- For the first time, my sister and I talked about our mother's last few months, before she died of breast cancer. Made me cry, but in a good way.
- The incredible beauty and scent of pink jasmine.
- Getting a visit from my favorite sweet dog, Sarge, in my dreams.
- After weeks of physical therapy for my frozen shoulder, finally being able to link my fingers under my back again in bridge position.
- Getting my car paid off!
- An amazing moon in the sky as I drove home from book club, gleaming like a crescent smile.
- My first swim of the spring (dated 4/28/13) - warmer water than I expected.
- A hilarious FB comment stream with my SoCal Lady Bloggers following a question about how does one review a lei. #GetLeid
- Live music!
- My African violet blooming again for the first time in three years.
- An evening of soft tacos and old movies with my visiting sister, eaten off my good heirloom china (the tacos, I did not eat the movies nor my sister).
Do you see a pattern? (No, not on my china, I know about that one.) Much of these things have zero to do with luck or hard work (well, my African violet was), but simply acknowledging the many, many blessings all around me already.
Sometimes the blessings are hard to appreciate. Today, as this posts, I am driving my oldest sister for her first chemotherapy session. Although her surgery went extremely well, her stage of gall bladder cancer currently has a 28% survival rate even with the most aggressive treatment, so they are throwing the kitchen sink at it.
Meanwhile, her husband has been fighting for his life, since suffering a major stroke two days after she got out of the hospital. It has been a looong month, and he has been "declining" several times, a different organ or condition causing serious concern almost every day.. Outside of my day job, I've been spending most of my free time at the hospital.
On Friday, we got the news that his liver has failed, he was not a candidate for transplant, and the liver team would meet with us on Monday to discuss hospice care and give us a best guess as to how much time he had left. We spent Friday night and Saturday trying to come to terms (again) with losing him; my sis trying frantically to arrange out how to transport him home (they live 3 1/2 hrs away, though they are temporarily relocated to LA), watching him sleep or stare catatonically at the TV. Trying to say our goodbyes in his few lucid moments.

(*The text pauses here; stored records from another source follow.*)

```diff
@@ -77,11 +91,16 @@
     const float rs = __builtin_amdgcn_rsqf(d);                                                              \
     diag = lane == kk ? d : diag;                                                                           \
     const float cp = lane == kk ? 0.f : col * rs;                                                           \
-    b = fmaf(-cp, readlane_f(b, kk) * rs, b);                                                               \
+    const float y = readlane_f(b, kk) * rs;                                                                 \
+    if constexpr (P < K) ycol = lane == kk ? y : ycol;                                                      \
+    b = fmaf(-cp, y, b);                                                                                    \
     cq[P] = cp;                                                                                             \
   }
 #define NMF_DUAL_PIVOT8(P) NMF_DUAL_PIVOT(P) NMF_DUAL_PIVOT(P + 1) NMF_DUAL_PIVOT(P + 2) NMF_DUAL_PIVOT(P + 3) NMF_DUAL_PIVOT(P + 4) NMF_DUAL_PIVOT(P + 5) NMF_DUAL_PIVOT(P + 6) NMF_DUAL_PIVOT(P + 7)
+  switch (K > 0 ? m : 0) {
+  default:
   NMF_DUAL_PIVOT8(0) NMF_DUAL_PIVOT8(8) NMF_DUAL_PIVOT8(16) NMF_DUAL_PIVOT8(24) NMF_DUAL_PIVOT8(32) NMF_DUAL_PIVOT8(40) NMF_DUAL_PIVOT8(48) NMF_DUAL_PIVOT8(56)
+  }
 #undef NMF_DUAL_PIVOT8
 #undef NMF_DUAL_PIVOT
 }
@@ -311,6 +330,15 @@
   unsigned long long viol_last = 0ull;
   unsigned long long mask_p = ~0ull, mask_pp = ~0ull;
   unsigned long long mask = guessed ? __ballot(on && (hist_nib ? ((hist_nib >> k) & 1) != 0 : jar < 0.f)) : __ballot(on && jar < 0.f);
+  constexpr int KR = kDualResume<TP>;
+  float cq[4 * NC];
+  float b = 0.f, diag = 1.f, ycol = 0.f;
+  unsigned long long mask_done = 0ull;
+  bool kept = false;
+  const bool resume = KR > 0 && !(m.solver_flags & 8);
+#ifdef NMF_DUAL_DIRS
+  unsigned long long full_done = 0ull;
+#endif
   for (int iter = 0; iter < m.max_iter; ++iter) {
     iters = iter + 1;
     const unsigned int nib4 = (unsigned int)(mask >> (4 * cc)) & 0xfu;
@@ -319,19 +347,43 @@
 #else
     const bool fullc = false;
 #endif
-    float b, diag = 1.f, R_e = R;
+    float b0, R_e = R;
     unsigned long long mask_e = mask;
     {
       const float q0 = NMF_DPP(j0, 0x00), q1 = NMF_DPP(j0, 0x55), q2 = NMF_DPP(j0, 0xAA), q3 = NMF_DPP(j0, 0xFF);
       const float hm = 0.5f * __builtin_amdgcn_rcpf(mu);
       const float bdir = k == 0 ? 0.25f * ((q0 + q1) + (q2 + q3)) : k == 1 ? hm * (q0 - q1) : k == 2 ? hm * (q2 - q3) : 0.f;
-      b = fullc ? bdir : j0;
+      b0 = fullc ? bdir : j0;
       R_e = fullc ? (k == 0 ? 0.25f * R : R * (2.f * hm * hm)) : R;
       dcol.alpha = fullc ? (k == 0 ? 1.f : 0.f) : 1.f;
       dcol.beta = fullc ? ((k == 1 || k == 2) ? 1.f : 0.f) : smu;
       mask_e = __ballot(fullc ? k < 3 : (bool)((mask >> lane) & 1ull));
     }
-    dual_eliminate<4 * NC>(mask_e, dcol, R_e, lane, b, diag);
+    {
+      bool same_sys = kept;
+#ifdef NMF_DUAL_DIRS
+      const unsigned long long full_e = __ballot(fullc);
+      same_sys = same_sys && full_e == full_done;
+      full_done = full_e;
+#endif
+      const unsigned long long diff = mask_e ^ mask_done;
+      unsigned long long pre = mask_e & ((diff & (0ull - diff)) - 1ull);
+      int mpre = __popcll(pre);
+#ifdef NMF_STAGE_PROFILE
+      {
+        const int P = __popcll(mask_e), ms = !same_sys ? 0 : diff == 0ull ? P : mpre <= KR ? mpre : 0;
+        SUB_COUNT(35, 1); SUB_COUNT(41, same_sys && diff == 0ull ? 1 : 0); SUB_COUNT(42, P); SUB_COUNT(45, iter > 0 ? P : 0);
+        SUB_COUNT(46, ms); SUB_COUNT(47, 52 * ms + ms * (ms - 1));
+      }
+#endif
+      if (!(resume && same_sys)) { pre = 0ull; mpre = 0; }
+      if (!(resume && same_sys && diff == 0ull)) {
+        if (mpre > KR) { pre = 0ull; mpre = 0; }
+        b = b0;
+        dual_eliminate<4 * NC, KR>(mask_e ^ pre, pre, mpre, dcol, R_e, lane, b, diag, cq, ycol);
+      }
+      mask_done = mask_e; kept = true;
+    }
     const bool act = (mask >> lane) & 1ull;
     const bool piv = (mask_e >> lane) & 1ull;
     const float x = piv ? -b * __builtin_amdgcn_rcpf(diag) : 0.f;
diff --git a/flygym_amd/csrc/nmf_step.hip b/flygym_amd/csrc/nmf_step.hip
--- a/flygym_amd/csrc/nmf_step.hip
+++ b/flygym_amd/csrc/nmf_step.hip
@@ -135,6 +135,7 @@
   } else return 16;
 }
 template <class TP> inline constexpr int kDualMaxCon = dual_max_con<TP>();
+template <class TP> inline constexpr int kDualResume = kDualH<TP> ? 0 : TP::kTerrain ? 16 : kDualRegPivots;
 template <class TP> inline constexpr int kHistLds = kDualS<TP> ? kActHistWords : kDualH<TP> ? 5 : 0;
 template <class TP, class M> __device__ __forceinline__ int hist_words(const M& m) {
   if constexpr (kDualS<TP>) return (m.ng + 1) / 2; else return kHistLds<TP>;
```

But Sunday... he was tremendously improved, and so were all his tests, so now they are chirping about moving him to stroke rehab (again) in a day or two to build up his strength. There is no number of facepalms that can adequately express the what-the-fuckery that I am, we are, feeling.
Not being dead, myself, I did notice that one of my BIL's stroke-rehab doctors was romance-cover-model hot, but even I could not muster the moxie or energy to get his picture for the blog. My WIP? Patiently gathering cyberdust at the moment; I don't have the energy or concentration to work on her right now.
And yet. I do feel blessed. Very tired, more than a little stressed and worried, but still, blessed. My family has been amazing, everyone stepping to the plate to help one another. I have a wide circle of friends who have offered all kinds of help and emotional support, and then I have my online friends, like you. *kisses*
And I have my supportive groups, like WriterUnboxed. That circle of friends is celebrating its birthday this month, and its "mamas" granted me an online interview. I did the questions several months ago, but it's published on the site today. While I advise every writer to gather a face-to-face circle of writing friends if possible, my groups of online friends have been a wonderful source of support, encouragement, and resources. If you haven't visited Writer Unboxed before, please do visit and leave a comment or two.
Or, leave me a comment here. I promise I'll approve it and reply, eventually. If you want to be interviewed by me, check out my Rock Stars tab here, and send me an email. It'll have to wait till a time when I have two brain cells to rub together, but interview are always fun.
Thanks for your love & support, I can feel it coming in waves right through the monitor.